Stored data:
******
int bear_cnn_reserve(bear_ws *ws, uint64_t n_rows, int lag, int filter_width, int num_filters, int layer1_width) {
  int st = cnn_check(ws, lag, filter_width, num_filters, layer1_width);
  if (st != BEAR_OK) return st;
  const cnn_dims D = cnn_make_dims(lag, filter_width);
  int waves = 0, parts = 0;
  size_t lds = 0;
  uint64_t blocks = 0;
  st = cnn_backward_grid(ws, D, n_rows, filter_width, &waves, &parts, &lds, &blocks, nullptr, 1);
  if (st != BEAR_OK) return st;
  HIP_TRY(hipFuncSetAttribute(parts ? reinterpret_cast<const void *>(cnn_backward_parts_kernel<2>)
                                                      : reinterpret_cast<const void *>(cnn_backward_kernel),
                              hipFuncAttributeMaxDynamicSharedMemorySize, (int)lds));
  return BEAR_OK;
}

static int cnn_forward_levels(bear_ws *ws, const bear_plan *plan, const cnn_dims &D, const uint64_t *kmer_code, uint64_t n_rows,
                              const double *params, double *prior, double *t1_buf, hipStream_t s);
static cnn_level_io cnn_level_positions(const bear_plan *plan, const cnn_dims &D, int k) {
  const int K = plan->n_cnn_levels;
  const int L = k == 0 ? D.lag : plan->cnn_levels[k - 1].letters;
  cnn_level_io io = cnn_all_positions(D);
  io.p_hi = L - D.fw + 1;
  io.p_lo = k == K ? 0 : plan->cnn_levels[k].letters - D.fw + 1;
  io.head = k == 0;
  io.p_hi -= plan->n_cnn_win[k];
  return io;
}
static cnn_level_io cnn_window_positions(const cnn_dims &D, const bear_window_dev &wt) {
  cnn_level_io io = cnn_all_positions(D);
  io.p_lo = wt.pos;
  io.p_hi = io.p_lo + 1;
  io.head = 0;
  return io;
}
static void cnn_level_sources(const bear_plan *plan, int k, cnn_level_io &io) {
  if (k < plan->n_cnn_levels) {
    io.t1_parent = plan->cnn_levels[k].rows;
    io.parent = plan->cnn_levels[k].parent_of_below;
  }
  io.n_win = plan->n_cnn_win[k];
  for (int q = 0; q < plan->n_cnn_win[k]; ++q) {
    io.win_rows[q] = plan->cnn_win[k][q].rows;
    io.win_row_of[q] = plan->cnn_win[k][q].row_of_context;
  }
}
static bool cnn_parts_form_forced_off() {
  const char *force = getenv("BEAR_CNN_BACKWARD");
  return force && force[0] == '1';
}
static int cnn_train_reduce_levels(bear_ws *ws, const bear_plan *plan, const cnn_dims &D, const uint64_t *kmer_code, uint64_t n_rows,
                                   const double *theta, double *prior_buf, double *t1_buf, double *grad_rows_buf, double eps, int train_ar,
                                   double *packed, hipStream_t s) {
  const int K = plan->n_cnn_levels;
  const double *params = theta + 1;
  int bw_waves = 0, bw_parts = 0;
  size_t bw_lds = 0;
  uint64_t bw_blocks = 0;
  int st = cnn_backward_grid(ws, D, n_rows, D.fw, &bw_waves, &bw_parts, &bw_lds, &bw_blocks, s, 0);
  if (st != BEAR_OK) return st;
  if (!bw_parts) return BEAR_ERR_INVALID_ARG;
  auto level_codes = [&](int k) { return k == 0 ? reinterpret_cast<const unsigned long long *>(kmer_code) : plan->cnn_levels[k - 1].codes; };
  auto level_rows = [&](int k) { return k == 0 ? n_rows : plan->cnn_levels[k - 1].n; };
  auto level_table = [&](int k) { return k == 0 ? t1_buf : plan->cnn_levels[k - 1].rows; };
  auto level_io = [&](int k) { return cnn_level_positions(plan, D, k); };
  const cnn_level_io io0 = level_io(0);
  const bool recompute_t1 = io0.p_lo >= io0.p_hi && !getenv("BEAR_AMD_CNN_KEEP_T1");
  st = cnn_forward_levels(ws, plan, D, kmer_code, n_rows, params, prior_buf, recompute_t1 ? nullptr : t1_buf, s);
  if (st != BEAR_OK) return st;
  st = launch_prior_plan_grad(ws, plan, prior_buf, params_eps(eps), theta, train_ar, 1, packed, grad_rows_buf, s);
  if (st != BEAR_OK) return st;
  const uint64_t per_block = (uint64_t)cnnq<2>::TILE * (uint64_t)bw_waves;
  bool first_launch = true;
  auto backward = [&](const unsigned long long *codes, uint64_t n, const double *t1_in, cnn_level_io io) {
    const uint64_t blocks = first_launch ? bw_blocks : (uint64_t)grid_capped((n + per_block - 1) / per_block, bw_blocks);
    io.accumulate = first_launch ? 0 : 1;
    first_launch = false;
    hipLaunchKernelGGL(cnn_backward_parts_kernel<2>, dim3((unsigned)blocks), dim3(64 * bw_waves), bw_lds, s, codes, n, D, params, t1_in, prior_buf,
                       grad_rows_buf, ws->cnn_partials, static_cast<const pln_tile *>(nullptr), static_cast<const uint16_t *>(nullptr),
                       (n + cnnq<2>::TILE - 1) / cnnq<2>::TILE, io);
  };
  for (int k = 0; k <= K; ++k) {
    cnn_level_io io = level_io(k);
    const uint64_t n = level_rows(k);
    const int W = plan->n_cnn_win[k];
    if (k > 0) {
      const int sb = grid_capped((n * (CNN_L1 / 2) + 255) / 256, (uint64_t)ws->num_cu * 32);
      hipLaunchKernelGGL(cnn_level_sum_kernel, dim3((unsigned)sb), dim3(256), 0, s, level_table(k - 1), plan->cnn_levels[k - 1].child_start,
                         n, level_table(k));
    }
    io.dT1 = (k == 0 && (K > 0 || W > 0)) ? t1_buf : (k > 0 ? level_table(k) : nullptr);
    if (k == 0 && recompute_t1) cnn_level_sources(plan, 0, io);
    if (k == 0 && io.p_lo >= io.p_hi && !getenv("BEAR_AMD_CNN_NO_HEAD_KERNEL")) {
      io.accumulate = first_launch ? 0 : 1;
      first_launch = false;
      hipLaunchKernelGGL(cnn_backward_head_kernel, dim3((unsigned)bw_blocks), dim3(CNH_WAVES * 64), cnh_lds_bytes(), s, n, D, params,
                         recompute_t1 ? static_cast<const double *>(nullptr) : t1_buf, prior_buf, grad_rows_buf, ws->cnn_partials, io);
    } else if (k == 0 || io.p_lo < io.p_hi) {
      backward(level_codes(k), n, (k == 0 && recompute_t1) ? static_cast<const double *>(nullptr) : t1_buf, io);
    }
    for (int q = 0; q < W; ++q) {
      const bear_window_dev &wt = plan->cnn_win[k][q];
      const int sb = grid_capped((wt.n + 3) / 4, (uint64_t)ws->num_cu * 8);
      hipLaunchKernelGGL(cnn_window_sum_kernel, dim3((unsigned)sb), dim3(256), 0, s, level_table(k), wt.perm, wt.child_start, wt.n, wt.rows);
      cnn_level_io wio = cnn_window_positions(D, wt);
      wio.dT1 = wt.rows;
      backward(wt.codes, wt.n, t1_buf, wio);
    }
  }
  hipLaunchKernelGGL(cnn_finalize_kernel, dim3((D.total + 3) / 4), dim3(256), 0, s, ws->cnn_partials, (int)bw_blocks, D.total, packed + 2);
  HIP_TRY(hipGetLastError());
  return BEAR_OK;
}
******
WHAT YOU SHOULD DO »
Write out only the lines that run from the line containing "io.head = 0;" through the line containing "auto level_rows = [&](int", both included, exactly as they appear above.

PROBLEM SOLUTION »
  io.head = 0;
  return io;
}
static void cnn_level_sources(const bear_plan *plan, int k, cnn_level_io &io) {
  if (k < plan->n_cnn_levels) {
    io.t1_parent = plan->cnn_levels[k].rows;
    io.parent = plan->cnn_levels[k].parent_of_below;
  }
  io.n_win = plan->n_cnn_win[k];
  for (int q = 0; q < plan->n_cnn_win[k]; ++q) {
    io.win_rows[q] = plan->cnn_win[k][q].rows;
    io.win_row_of[q] = plan->cnn_win[k][q].row_of_context;
  }
}
static bool cnn_parts_form_forced_off() {
  const char *force = getenv("BEAR_CNN_BACKWARD");
  return force && force[0] == '1';
}
static int cnn_train_reduce_levels(bear_ws *ws, const bear_plan *plan, const cnn_dims &D, const uint64_t *kmer_code, uint64_t n_rows,
                                   const double *theta, double *prior_buf, double *t1_buf, double *grad_rows_buf, double eps, int train_ar,
                                   double *packed, hipStream_t s) {
  const int K = plan->n_cnn_levels;
  const double *params = theta + 1;
  int bw_waves = 0, bw_parts = 0;
  size_t bw_lds = 0;
  uint64_t bw_blocks = 0;
  int st = cnn_backward_grid(ws, D, n_rows, D.fw, &bw_waves, &bw_parts, &bw_lds, &bw_blocks, s, 0);
  if (st != BEAR_OK) return st;
  if (!bw_parts) return BEAR_ERR_INVALID_ARG;
  auto level_codes = [&](int k) { return k == 0 ? reinterpret_cast<const unsigned long long *>(kmer_code) : plan->cnn_levels[k - 1].codes; };
  auto level_rows = [&](int k) { return k == 0 ? n_rows : plan->cnn_levels[k - 1].n; };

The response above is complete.